HUNGER AND FOOD INSECURITY

 GOVERNMENT'S ROLE TO ENSURE FOOD SECURITY


- VEDANT AND RAJVEER









MEASURES TAKEN BY GOVT. TO ENSURE FOOD SECURITY.




1. PUBLIC DISTRIBUTION SYSTEM

Food items purchased by the Food Corporation of India (FCI) are distributed among the poorer sections of the society through government controlled ration shops. This is called the Public Distribution System (PDS). This is the most important step taken by the Government of India to ensure food security. Over the years, the PDS policy has been revised to make it more efficient and targeted.




2. BUFFER STOCK.

Buffer stock is the stock of cereals procured by the Food Corporation of India (FCI), i.e. wheat and rice. FCI buys wheat and rice from farmers in states where there is surplus production.

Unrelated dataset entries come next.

+                                                        const double* __restrict__ NZ, const double* __restrict__ XT,
+                                                        double* __restrict__ Dinv_next) {
   __shared__ __attribute__((aligned(16))) double As[NBK * LDA_S];
   __shared__ double fcol[2][NBK + 1];
   const int kblk = kb / NBK, nblk = npad / NBK;
   const int kn = kblk + 1;
   const bool ahead = Dinv_next != nullptr && kn < nblk;
   const int tid = threadIdx.x, lane = tid & 63, wid = tid >> 6;
-  const int wr = wid >> 1, wc = wid & 1;
+  const int grp = wid >> 2, wr = (wid >> 1) & 1, wc = wid & 1;
   const int lr = lane & 15, lk = lane >> 4;
-  if (blockIdx.y == 0) {
-    if (blockIdx.x != 0 || !ahead) return;
-    for (int e = tid; e < NBK * NBK; e += 256) {
-      const int r = e >> 6, c = e & 63;
-      As[r * LDA_S + c] = NZ[(size_t)(kn * NBK + r) * NBK + c];
-    }
-    lds_barrier();
-    const double* Cb = A + (size_t)(kn * NBK + wr * 32) * npad + (size_t)kn * NBK + wc * 32;
-    const double* Rb = XT + (size_t)kn * NBK + wc * 32;
-    f64x4 acc[2][2];
+  const bool la = blockIdx.y == 0;
+  if (la && (blockIdx.x != 0 || !ahead)) return;
+  const int ib = la ? kn : (int)blockIdx.y - 1;
+  if (!la && (ib == kblk || (int)(blockIdx.x * GJ_CT + GJ_CT - 1) < ib)) return;
+  const int jb = la ? kn : (int)blockIdx.x * GJ_CT + grp;
+  const bool live = la ? (grp == 0) : (jb < nblk && jb != kblk && jb >= ib && !(ahead && ib == kn && jb == kn));
+  double z[NBK * NBK / GJT_T];
+#pragma unroll
+  for (int q = 0; q < NBK * NBK / GJT_T; ++q) z[q] = NZ[(size_t)ib * NBK * NBK + tid + q * GJT_T];
+  double* Cb = A + (size_t)(ib * NBK + wr * 32) * npad + (size_t)jb * NBK + wc * 32;
+  f64x4 acc[2][2];
+  double bq[NBK / 4][2];
+  if (live) {
+    const double* Rb = XT + (size_t)jb * NBK + wc * 32;
 #pragma unroll
     for (int mi = 0; mi < 2; ++mi)
 #pragma unroll
       for (int ni = 0; ni < 2; ++ni)
 #pragma unroll
         for (int r = 0; r < 4; ++r) acc[mi][ni][r] = Cb[(size_t)(mi * 16 + lk + 4 * r) * npad + ni * 16 + lr];
-#pragma unroll 4
+#pragma unroll
+    for (int ks = 0; ks < NBK / 4; ++ks)
+#pragma unroll
+      for (int ni = 0; ni < 2; ++ni) bq[ks][ni] = Rb[(size_t)(ks * 4 + lk) * npad + ni * 16 + lr];
+  }
+#pragma unroll
+  for (int q = 0; q < NBK * NBK / GJT_T; ++q) {
+    const int e = tid + q * GJT_T;
+    As[(e >> 6) * LDA_S + (e & 63)] = z[q];
+  }
+  lds_barrier();
+  if (live) {
+#pragma unroll
     for (int ks = 0; ks < NBK / 4; ++ks) {
-      double a[2], b[2];
+      double a[2];
 #pragma unroll
       for (int mi = 0; mi < 2; ++mi) a[mi] = As[(wr * 32 + mi * 16 + lr) * LDA_S + ks * 4 + lk];
 #pragma unroll
-      for (int ni = 0; ni < 2; ++ni) b[ni] = Rb[(size_t)(ks * 4 + lk) * npad + ni * 16 + lr];
-#pragma unroll
       for (int mi = 0; mi < 2; ++mi)
 #pragma unroll
-        for (int ni = 0; ni < 2; ++ni) acc[mi][ni] = __builtin_amdgcn_mfma_f64_16x16x4f64(a[mi], b[ni], acc[mi][ni], 0, 0, 0);
-    }
-    lds_barrier();
+        for (int ni = 0; ni < 2; ++ni)
+          acc[mi][ni] = __builtin_amdgcn_mfma_f64_16x16x4f64(a[mi], bq[ks][ni], acc[mi][ni], 0, 0, 0);
+    }
+  }
+  if (!la) {
+    if (live) {
+#pragma unroll
+      for (int mi = 0; mi < 2; ++mi)
+#pragma unroll
+        for (int ni = 0; ni < 2; ++ni)
+#pragma unroll
+          for (int r = 0; r < 4; ++r) Cb[(size_t)(mi * 16 + lk + 4 * r) * npad + ni * 16 + lr] = acc[mi][ni][r];
+    }
+    return;
+  }
+  lds_barrier();
+  if (live) {
 #pragma unroll
     for (int mi = 0; mi < 2; ++mi)
 #pragma unroll
@@ -206,74 +236,14 @@
 #pragma unroll
         for (int r = 0; r < 4; ++r)
           As[(wr * 32 + mi * 16 + lk + 4 * r) * LDA_S + wc * 32 + ni * 16 + lr] = acc[mi][ni][r];
-    lds_barrier();
-    constexpr int CPW = NBK / 4;
-    double reg[CPW];
-#pragma unroll
-    for (int j = 0; j < CPW; ++j) reg[j] = As[lane * LDA_S + wid * CPW + j];
-    gj_invert_regs<CPW>(reg, fcol, lane, wid);
-#pragma unroll
-    for (int j = 0; j < CPW; ++j) Dinv_next[lane * NBK + wid * CPW + j] = reg[j];
-    return;
-  }
-  const int ib = (int)blockIdx.y - 1;
-  if (ib == kblk) return;
-  if ((int)(blockIdx.x * GJ_CT + GJ_CT - 1) < ib) return;
-  for (int e = tid; e < NBK * NBK; e += 256) {
-    const int r = e >> 6, c = e & 63;
-    As[r * LDA_S + c] = NZ[(size_t)(ib * NBK + r) * NBK + c];
   }
   lds_barrier();
-  auto live = [&](int t) -> bool {
-    const int jb = blockIdx.x * GJ_CT + t;
-    return t < GJ_CT && jb < nblk && jb != kblk && jb >= ib && !(ahead && ib == kn && jb == kn);
-  };
-  auto fetch = [&](int t, f64x4 (&c)[2][2]) {
-    const int jb = blockIdx.x * GJ_CT + t;
-    const double* Cb = A + (size_t)(ib * NBK + wr * 32) * npad + (size_t)jb * NBK + wc * 32;
-#pragma unroll
-    for (int mi = 0; mi < 2; ++mi)
-#pragma unroll
-      for (int ni = 0; ni < 2; ++ni)
-#pragma unroll
-        for (int r = 0; r < 4; ++r) c[mi][ni][r] = Cb[(size_t)(mi * 16 + lk + 4 * r) * npad + ni * 16 + lr];
-  };
-  f64x4 nxt[2][2];
-  int t = 0;
-  while (t < GJ_CT && !live(t)) ++t;
-  if (t < GJ_CT) fetch(t, nxt);
-  while (t < GJ_CT) {
-    const int jb = blockIdx.x * GJ_CT + t;
-    f64x4 acc[2][2];
-#pragma unroll
-    for (int mi = 0; mi < 2; ++mi)
-#pragma unroll
-      for (int ni = 0; ni < 2; ++ni) acc[mi][ni] = nxt[mi][ni];
-    int tn = t + 1;
-    while (tn < GJ_CT && !live(tn)) ++tn;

Purchased grain is stored in the grain store. This is done to distribute foodgrains at a lower price than the market price in the deficit areas and the poorer sections of the society.

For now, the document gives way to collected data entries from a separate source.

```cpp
template <typename T, int BPS> struct DemapPro {
    FusedDemapArgs a;
    int B;
    const T *cons;
    float *L;
    __device__ __forceinline__ const float *tile_planes(int , int wave, int N, int buf) const {
        return a.planes_w + (2L * wave + buf) * tile_floats(N);
    }
    __device__ __forceinline__ void fill(int tile, int wave, int N, int buf, int piece, int npieces) const {
        const int lane = threadIdx.x & (WAVE - 1);
        float *pl = a.planes_w + (2L * wave + buf) * tile_floats(N);
        float4 *X = reinterpret_cast<float4 *>(pl);
        float2 *Z = reinterpret_cast<float2 *>(pl + (long)N * WAVE * 4);
        const int S = a.S;
        const int nch = (N + DF_KC - 1) / DF_KC;
        const int c0 = piece * nch / npieces, c1 = (piece + 1) * nch / npieces;
        for (int ch = c0; ch < c1; ++ch) {
            const int k0 = ch * DF_KC, k1 = min(N, k0 + DF_KC);
            const long j0 = a.off[k0], j1 = a.off[k1];
            const long s0 = j0 / BPS, s1 = (j1 + BPS - 1) / BPS;
            const int ns = (int)(s1 - s0);
            for (int t = lane; t < WAVE * ns; t += WAVE) {
                const int l = t / ns, si = t - l * ns;
                const long cw = (long)tile * WAVE + l;
// ... 96 lines not shown
```

Measured before the change: 4.216 million codewords/s.

## Restructure 16QAM demap-planes kernel: precomputed column map, f32 LLR path, uniform reciprocals

Reworks the demap-to-planes kernel. Each thread now loads one src[] entry per chunk and stores the resolved LDS column into a shared cols table. The scatter loop then writes each plane row as one float4 plus one float2 per lane, without redoing the division and modulo per element. The 16QAM pairs demapper is rewritten with helper structs and can emit f32 LLRs directly. It uses a wave-uniform reciprocal of the noise variance computed once per block, and the kernel gets a waves_per_eu hint plus tail-row zero padding instead of per-symbol liveness checks. The aim is to cut integer overhead, f64 conversions and redundant src loads, at the cost of more LDS use and a somewhat different rounding path for f32 LLRs.

```diff
diff --git a/modulations_amd/csrc/tdec_kernels.hip b/modulations_amd/csrc/tdec_kernels.hip
--- a/modulations_amd/csrc/tdec_kernels.hip
+++ b/modulations_amd/csrc/tdec_kernels.hip
@@ -1,5 +1,6 @@
 #include <hip/hip_runtime.h>
 #include <stdint.h>
+#include <type_traits>
 
 #include "npmath.hip"
 
@@ -1343,84 +1344,122 @@
     return sqrt_1_2<T>(fma(ratio, ratio, (T)1)) * larger;
 }
 
-template <typename T, bool F32OUT = false>
-__device__ __forceinline__ bool sym_llrs_pairs16(T sr, T si, const T *cons, const DemapCfg &c, double (&out)[4]) {
+template <typename T> struct Half16 {
+    T b1, b2, bd;
+    bool lt;
+};
+template <typename T> __device__ __forceinline__ Half16<T> half16(T dp, T dq, T ep, T eq, T &gap, T &top, T &hi) {
+    Half16<T> h;
+    h.lt = eq < ep;
+    h.b1 = fmin(ep, eq);
+    h.b2 = fmax(ep, eq);
+    h.bd = h.lt ? dq : dp;
+    gap = fmin(gap, h.b2 - h.b1);
+    top = fmax(top, h.b1);
+    hi = fmax(hi, h.b2);
+    return h;
+}
+template <typename T> struct Axis16 {
+    T dn, dc0, dc1, all1;
+    bool hv, lv;
+};
+template <typename T> __device__ __forceinline__ Axis16<T> axis16(T s, const T *lev, T &gap, T &top, T &hi, T &dmax) {
+    const T d0 = s - lev[0], d1 = s - lev[1], d2 = s - lev[2], d3 = s - lev[3];
+    const T e0 = d0 * d0, e1 = d1 * d1, e2 = d2 * d2, e3 = d3 * d3;
+    dmax = fmax(fmax(fmax(fmax(dmax, fabs(d0)), fabs(d1)), fabs(d2)), fabs(d3));
+    const Half16<T> h00 = half16<T>(d0, d1, e0, e1, gap, top, hi), h01 = half16<T>(d2, d3, e2, e3, gap, top, hi);
+    const Half16<T> h10 = half16<T>(d0, d2, e0, e2, gap, top, hi), h11 = half16<T>(d1, d3, e1, e3, gap, top, hi);
+    const T a1 = fmin(h00.b1, h01.b1), a2 = fmin(fmax(h00.b1, h01.b1), fmin(h00.b2, h01.b2));
+    gap = fmin(gap, a2 - a1);
+    hi = fmax(hi, a2);
+    Axis16<T> r;
+    r.all1 = a1;
+    r.hv = h01.b1 < h00.b1;
+    r.lv = r.hv ? h01.lt : h00.lt;
+    r.dn = r.hv ? h01.bd : h00.bd;
+    r.dc0 = r.hv ? h00.bd : h01.bd;
+    r.dc1 = r.lv ? h10.bd : h11.bd;
+    return r;
+}
+
+struct DemapRcp {
+    double r64;
+    float fn, r32;
+};
+__device__ __forceinline__ float uni_f32(float x) {
+    return __uint_as_float(__builtin_amdgcn_readfirstlane(__float_as_uint(x)));
+}
+__device__ __forceinline__ DemapRcp demap_rcp(const DemapCfg &c) {
+    DemapRcp p;
+    const unsigned long long u = (unsigned long long)__double_as_longlong(rcp_nr64(c.nv));
+    const unsigned lo = __builtin_amdgcn_readfirstlane((unsigned)u), hi = __builtin_amdgcn_readfirstlane((unsigned)(u >> 32));
+    p.r64 = __longlong_as_double((long long)(((unsigned long long)hi << 32) | lo));
+    p.fn = uni_f32((float)c.nv);
+    p.r32 = uni_f32(rcp_nr32(p.fn));
+    return p;
+}
+template <typename T, int n> __device__ __forceinline__ void llrs_pre_f32(const T (&diff)[n], const DemapCfg &c,
+                                                                          float (&out)[n], const DemapRcp *rp) {
+    if (sizeof(T) == 4 && c.div_f32) {
+        const float fn = rp ? rp->fn : (float)c.nv, r = rp ? rp->r32 : rcp_nr32(fn);
+#pragma unroll
+        for (int k = 0; k < n; ++k) {
+            float q = div_nr32((float)diff[k], fn, r);
+            q = q < -30.0f ? -30.0f : (q > 30.0f ? 30.0f : q);
+            out[k] = c.sign < 0 ? -q : q;
+        }
+    } else {
+        const double r = rp ? rp->r64 : rcp_nr64(c.nv);
+#pragma unroll
+        for (int k = 0; k < n; ++k) {
+            const float f = __builtin_amdgcn_fmed3f((float)div_nr64((double)diff[k], c.nv, r), -30.0f, 30.0f);
+            out[k] = c.sign < 0 ? -f : f;
+        }
+    }
+}
+
+template <typename T, bool F32OUT = false, typename O = double>
+__device__ __forceinline__ bool sym_llrs_pairs16(T sr, T si, const T *cons, const DemapCfg &c, O (&out)[4],
+                                                 const DemapRcp *rp = nullptr) {
     constexpr bool F32 = sizeof(T) == 4;
     if (!(isfinite(sr) && isfinite(si))) return false;
     const T *lev_i = cons + 2 * 16, *lev_q = lev_i + 4;
     const T inf = (T)INFINITY;
     const T eps = F32 ? (T)3.8e-6 : (T)7.2e-15, tau = F32 ? (T)1e-30 : (T)1e-290;
-    T dn[2], dc[2][2], all1[2];
-    bool vn[2][2];
     T gap = inf, top = (T)0, hi = (T)0, dmax = (T)0;
-#pragma unroll
-    for (int ax = 0; ax < 2; ++ax) {
-        const T s = ax ? si : sr;
-        const T *lev = ax ? lev_q : lev_i;
-        T d[4], d2[4];
-#pragma unroll
-        for (int a = 0; a < 4; ++a) {
-            d[a] = s - lev[a];
-            d2[a] = d[a] * d[a];
-            dmax = fmax(dmax, fabs(d[a]));
-        }
-        T b1[2][2], b2[2][2], bd[2][2];
-        bool lt[2][2];
-#pragma unroll
-        for (int b = 0; b < 2; ++b)
-#pragma unroll
-            for (int v = 0; v < 2; ++v) {
-                const int p = b ? v : 2 * v, q = b ? v + 2 : 2 * v + 1;
-                lt[b][v] = d2[q] < d2[p];
-                b1[b][v] = fmin(d2[p], d2[q]);
-                b2[b][v] = fmax(d2[p], d2[q]);
-                bd[b][v] = lt[b][v] ? d[q] : d[p];
-                gap = fmin(gap, b2[b][v] - b1[b][v]);
-                top = fmax(top, b1[b][v]);
-                hi = fmax(hi, b2[b][v]);
-            }
-        const T a1 = fmin(b1[0][0], b1[0][1]), a2 = fmin(fmax(b1[0][0], b1[0][1]), fmin(b2[0][0], b2[0][1]));
-        gap = fmin(gap, a2 - a1);
-        hi = fmax(hi, a2);
-        all1[ax] = a1;
-        const bool hv = b1[0][1] < b1[0][0];
-        const bool lv = hv ? lt[0][1] : lt[0][0];
-        dn[ax] = hv ? bd[0][1] : bd[0][0];
-        dc[ax][0] = hv ? bd[0][0] : bd[0][1];
-        dc[ax][1] = lv ? bd[1][0] : bd[1][1];
-        vn[ax][0] = hv;
-        vn[ax][1] = lv;
-    }
-    const T tol = eps * (top + fmax(all1[0], all1[1])) + tau;
-    const T l0 = fmax(fabs(dn[0]), fabs(dn[1]));
+    const Axis16<T> I = axis16<T>(sr, lev_i, gap, top, hi, dmax), Q = axis16<T>(si, lev_q, gap, top, hi, dmax);
+    const T tol = eps * (top + fmax(I.all1, Q.all1)) + tau;
+    const T l0 = fmax(fabs(I.dn), fabs(Q.dn));
     if (!(hi < inf && gap > tol && l0 >= (F32 ? (T)0x1p-80f : (T)0x1p-800) && dmax <= (F32 ? (T)0x1p29f : (T)0x1p290)))
         return false;
-    const T an = cabs_fin<T, true, true>(dn[0], dn[1]);
+    const T an = cabs_fin<T, true, true>(I.dn, Q.dn);
     const T dq = an * an;
-    const T lo = F32 ? (c.div_f32 ? (T)0x1p-90f : (T)0x1p-149f) : (T)0x1p-900;
-    T diff[4];
-#pragma unroll
-    for (int ax = 0; ax < 2; ++ax)
-#pragma unroll
-        for (int b = 0; b < 2; ++b) {
-            const T a = ax ? cabs_fin<T, true, true>(dn[0], dc[1][b]) : cabs_fin<T, true, true>(dc[0][b], dn[1]);
-            const T ao = a * a;
-            diff[ax * 2 + b] = vn[ax][b] ? ao - dq : dq - ao;
-        }
+    T lo = (T)0x1p-900;
+    if constexpr (F32) lo = __uint_as_float(c.div_f32 ? 0x12800000u : 1u);
+    const T a0 = cabs_fin<T, true, true>(I.dc0, Q.dn), a1 = cabs_fin<T, true, true>(I.dc1, Q.dn);
+    const T a2 = cabs_fin<T, true, true>(I.dn, Q.dc0), a3 = cabs_fin<T, true, true>(I.dn, Q.dc1);
+    const T o0 = a0 * a0, o1 = a1 * a1, o2 = a2 * a2, o3 = a3 * a3;
+    const T diff[4] = {I.hv ? o0 - dq : dq - o0, I.lv ? o1 - dq : dq - o1, Q.hv ? o2 - dq : dq - o2,
+                       Q.lv ? o3 - dq : dq - o3};
     if (!(fmin(fmin(fabs(diff[0]), fabs(diff[1])), fmin(fabs(diff[2]), fabs(diff[3]))) >= lo)) return false;
-#pragma unroll
-    for (int k = 0; k < 4; ++k) out[k] = llr_from_diff<T, true, true, F32OUT>(diff[k], c);
+    if constexpr (F32OUT && sizeof(O) == 4) {
+        llrs_pre_f32<T, 4>(diff, c, out, rp);
+    } else {
+#pragma unroll
+        for (int k = 0; k < 4; ++k) out[k] = llr_from_diff<T, true, true, F32OUT>(diff[k], c);
+    }
     return true;
 }
 
-template <typename T, int BPS, bool F32OUT = false>
-__device__ __forceinline__ bool sym_llrs_sep(T sr, T si, const T *cons, const DemapCfg &c, double (&out)[BPS]) {
+template <typename T, int BPS, bool F32OUT = false, typename O = double>
+__device__ __forceinline__ bool sym_llrs_sep(T sr, T si, const T *cons, const DemapCfg &c, O (&out)[BPS],
+                                             const DemapRcp *rp = nullptr) {
     constexpr int K = BPS / 2, L = 1 << K;
     const T *lev_i = cons + 2 * (1 << BPS), *lev_q = lev_i + L;
     const T inf = (T)INFINITY;
     const T eps = sizeof(T) == 4 ? (T)3.8e-6 : (T)7.2e-15, tau = sizeof(T) == 4 ? (T)1e-30 : (T)1e-290;
     if constexpr (K == 2 && dm_fast(BPS)) {
-        if (c.nv_fast) return sym_llrs_pairs16<T, F32OUT>(sr, si, cons, c, out);
+        if (c.nv_fast) return sym_llrs_pairs16<T, F32OUT, O>(sr, si, cons, c, out, rp);
     }
     T all1[2], all2[2], b1[2][K][2], b2[2][K][2];
     int arg[2][K][2], allarg[2];
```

3. TPDS (TARGETED PUBLIC DISTRIBUTION SYSTEM).

Government of India introduced Targeted Public Distribution System (TPDS) in June 1997 to adopt the principle of targeting the poor in all areas. It was for the first time that a differential price policy was adopted for poor and non-poor. 


4. FUNCTIONING OF TPD

The Government of India introduced the Targeted Public Distribution System (TPDS) in June 1997 to adopt the principle of targeting the poor in all sectors. It was the first time that a discriminatory price policy was adopted for the poor and non-poor. In 2000, two special schemes - Antyodaya Anna Yojana (AAY) and Annapurna Yojana (APS) - were launched for special target groups of poor and impoverished senior citizens respectively. The operation of these two schemes was connected to the existing network of PDS.



5. RPDS ( REVAMPED PUBLIC DISTRIBUTION SYSTEM)

Government of India, in 1992, introduced 'Revamped Public Distribution System (RPDS) in 1,700 blocks in the country. The target was to provide the benefits of PDS to remote and backward areas.




          ROLE OF PRICE RISE IN FOOD INSECURITY


The government increases prices of petroleum products, natural gas, coal, etc. The increase in railway freight fares leads to rise in the prices of other goods. The frequent increase in the minimum support price (MSP) for agricultural products is the result of price rise. The increase in the sales tax and other direct taxes leads to the price rise of respective goods.




A massive increase in the financial supply leads to price increases. When the total demand exceeds the total supply of goods and services, prices rise. When the supply of money is greater than the supply of goods, prices rise. As money increases, so does the demand for goods. Increasing government financing is an important factor in meeting unplanned costs, leading to price increases.



MEASUREMENT OF PRICE INDEX

To measure the price rise, two different indices are used in India.

1. Wholesale Price Index (WPI

2. Consumer Price Index (CPI)




WHY PRICES SHOULD BE CONTROLLED?

A moderate and fixed price increase of all commodities is a prerequisite for economic growth. 3% price hike is beneficial for the country. Manufacturers raise the prices of goods or services. The customer pays for the price increase. Additional benefits, such as increased salaries, bonuses and other benefits, reach workers involved in the production of goods or services. Thus, economic growth requires price increase along with stability.